たとえば、同著の「品格のある生き方」の「恋はすぐに打ち明けない」で小野小町や紫式部の恋を取り上げながら〈現代においても、忍ぶ恋、片思いの恋、思うに任せなかった恋が、女性を磨き、心のひだを深めるのではないでしょうか〉
いまの若者をどう思うか。「本を読まないですね。情報源はインターネットや携帯電話で、活字よりも映像に関心があるみたい。それと、海外に行きたいという若者が減っていることが気になります。外国に行くと、言葉が通じず、バカにされたり、くやしくて情けない体験を通して1回り大きくなるのですが…」
「良いところもある」とフォローする。「とても素直で、親に反発することがない。それに、心優しい。障害を持っている学生や、地域の子どもを手助けしたり、勉強の遅れている子どもに教えてあげたり、格差社会に押しつぶされる人たちにシンパシィを持っている」
若者が「品格」を身に付けるには?「まず、基礎を身に付けて欲しいと思います。足元が固まっていないのに、『自分らしくありたい』、『個性を発揮したい』、『オンリーワンになりたい』と言い張る若者がいますが、人と同じことができるようになってから、自分らしさを付け加えるのが筋道ではないでしょうか」
坂東さんは、07年、「なるとは思わなかった」学長に就任。同大のHPで学長ブログを週1回更新している。出版と同じようなハイペース。そこでは、「こんなことを書いています」と骨格を話してくれた。

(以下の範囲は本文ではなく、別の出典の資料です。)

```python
class Projection(nn.Module):

    def __init__(self, parity_mode=True):
        super().__init__()
        self.layers = nn.ModuleList([nn.Linear(d, EMBEDDING_DIM) for d in FEATURE_DIMS])
        self.parity_mode = parity_mode
        starts = np.zeros(FEATURE_AMOUNT, np.int64) if parity_mode else np.cumsum([0] + FEATURE_DIMS[:-1])
        self.register_buffer("_starts", torch.as_tensor(starts), persistent=False)
# ... 110 lines not shown
def _engine_ok(x, widths):
    return x.is_cuda and x.dim() == 2 and x.stride(1) == 1 and all(n <= _MAX_WIDTH for n in widths)


def _warn_torch_path(what):
    if what not in _WARNED:
        _WARNED.add(what)
        import warnings

        warnings.warn(f"marlmaze: {what} is outside the hand-written GEMM engine's shapes; it runs as plain "
                      "torch ops", RuntimeWarning, stacklevel=3)


def _grad_scale(M, prec):
    return float(2.0 ** int(math.floor(math.log2(max(int(M), 1))))) if prec in ("f16", "x2") else 1.0


def _wgrad(dy, x, prec, out=None, nk=None):
    from . import x3

    s = _grad_scale(dy.shape[0], prec)
    if x3.is_planes(dy):
        return x3.wgrad(dy, x, prec=prec, dscale=1.0, cscale=1.0 / s, out=out, nk=nk)
    if dy.dtype == torch.float16:
        return x3.wgrad(dy.contiguous(), x, prec=prec, dscale=1.0, cscale=1.0 / s, out=out)
    return x3.wgrad(dy.contiguous(), x, prec=prec, dscale=s, out=out)


F16_ACT = os.environ.get("MARLMAZE_F16_ACT", "1") != "0"
F16_H0 = os.environ.get("MARLMAZE_F16_H0", "1") != "0"


X2_PLANES = os.environ.get("MARLMAZE_X2_PLANES", "1") != "0"


class _SavedPlanes(torch.Tensor):

    _STORAGE = ("as_subclass",)

    @staticmethod
    def __new__(cls, p):
        return torch.Tensor._make_subclass(cls, p)

    def planes(self):
        return self.as_subclass(torch.Tensor)

    def values(self):
        p = self.planes()
        return (p[:, :, 0, :].float() + p[:, :, 1, :].float() * (1.0 / 2048.0)).reshape(p.shape[0], -1)

    @classmethod
    def __torch_function__(cls, func, types, args=(), kwargs=None):
        kwargs = kwargs or {}
        if getattr(func, "__name__", "") in cls._STORAGE:
            with torch._C.DisableTorchFunctionSubclass():
                return func(*args, **kwargs)
        from torch.utils._pytree import tree_map

        def val(a):
            return a.values() if isinstance(a, _SavedPlanes) else a

        return func(*tree_map(val, args), **tree_map(val, kwargs))


def _x2p(prec, M, shapes):
    from . import x3
# ... 470 lines not shown
            if torch.is_grad_enabled() and any(p.requires_grad for p in params):
                return _EngineCritic.apply(self.gemm_prec, x, *params)
            with torch.no_grad():
                return _critic_fwd(x, params, self.gemm_prec, False)[0]
        act = self.activation()
        for lin in self.layers[:-1]:
            x = act(F.linear(x, lin.weight, lin.bias))
        return F.linear(x, self.layers[-1].weight, self.layers[-1].bias)

    @torch.no_grad()
    def value_into(self, x, out):
        from . import _lib

        x = x.reshape(-1, self.agent_amount * OBS_SPACE)
        if not self._engine(x):
            out.copy_(self(x).reshape(out.shape))
            return out
        w0, b0, w1, b1, w2, b2 = self._params()
        if (len(self.layers) == 3 and w0.shape[0] == 64 and w0.shape[1] == x.shape[1] and w1.shape == (64, 64)
                and w2.shape == (1, 64) and x.shape[1] <= 132 and out.is_contiguous()):
            _lib.check(_lib.lib().mm_critic_value(_lib.ptr(x), x.stride(0), x.shape[1], x.shape[0], 64, 64,
                                                   *(_lib.ptr(t) for t in (w0, b0, w1, b1, w2, b2)), _lib.ptr(out),
                                                   _lib.stream_ptr()), "mm_critic_value")
            return out
        _critic_fwd(x, self._params(), self.gemm_prec, False, out=out.view(-1, 1))
        return out

    def train_forward(self, x):
        x = x.reshape(-1, self.agent_amount * OBS_SPACE).contiguous()
        assert x.is_cuda and self._engine(x)
        v, hs, bits = _critic_fwd(x, self._params(), self.gemm_prec, True)
        return v, (hs, bits)

    def pack_specs(self):
        ws = [lin.weight for lin in self.layers]
        return [(w, False, self.gemm_prec) for w in ws] + [(w, True, self.gemm_prec) for w in ws[1:-1]]

    def train_backward(self, saved, dv):
        hs, bits = saved
        params = self._params()
        _critic_bwd(hs, bits, params, dv.reshape(-1, 1).contiguous(), self.gemm_prec,
                    outs=[_grad_of(p) for p in params])
```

「大学は、いいものは残すべきだし、変えていくものは変えていくべき。学生は、自分で考え、企画して実行することが大事。自立すること、他人に頼り他人を助ける、社会の役に立ち社会を支える、こうした気持ちを持ってやってほしい」
彼女の目は昭和女子大の学生はもちろん、多くの女性、そして若者のほうを向き、品格、そして変革や自立を問いかけている。「女性の品格」の出版から五年、そろそろ、若者や学生、女性ら読者が坂東さんの問いかけに応える番だ。
ばんどう・まりこ 1946年、富山県生まれ。東大文学部卒業。69年、総理府入省。内閣広報室参事官、男女共同参画室長、埼玉県副知事等を経て、98年、女性初の総領事(豪・ブリスベン)に。2001年、内閣府の初代男女共同参画局長。04年、昭和女子大学教授を経て、同大学副学長、同大学女性文化研究所長。07年4月から同大学学長。『女性の品格』、『親の品格』がベストセラーとなる。近著に『錆びない生き方』。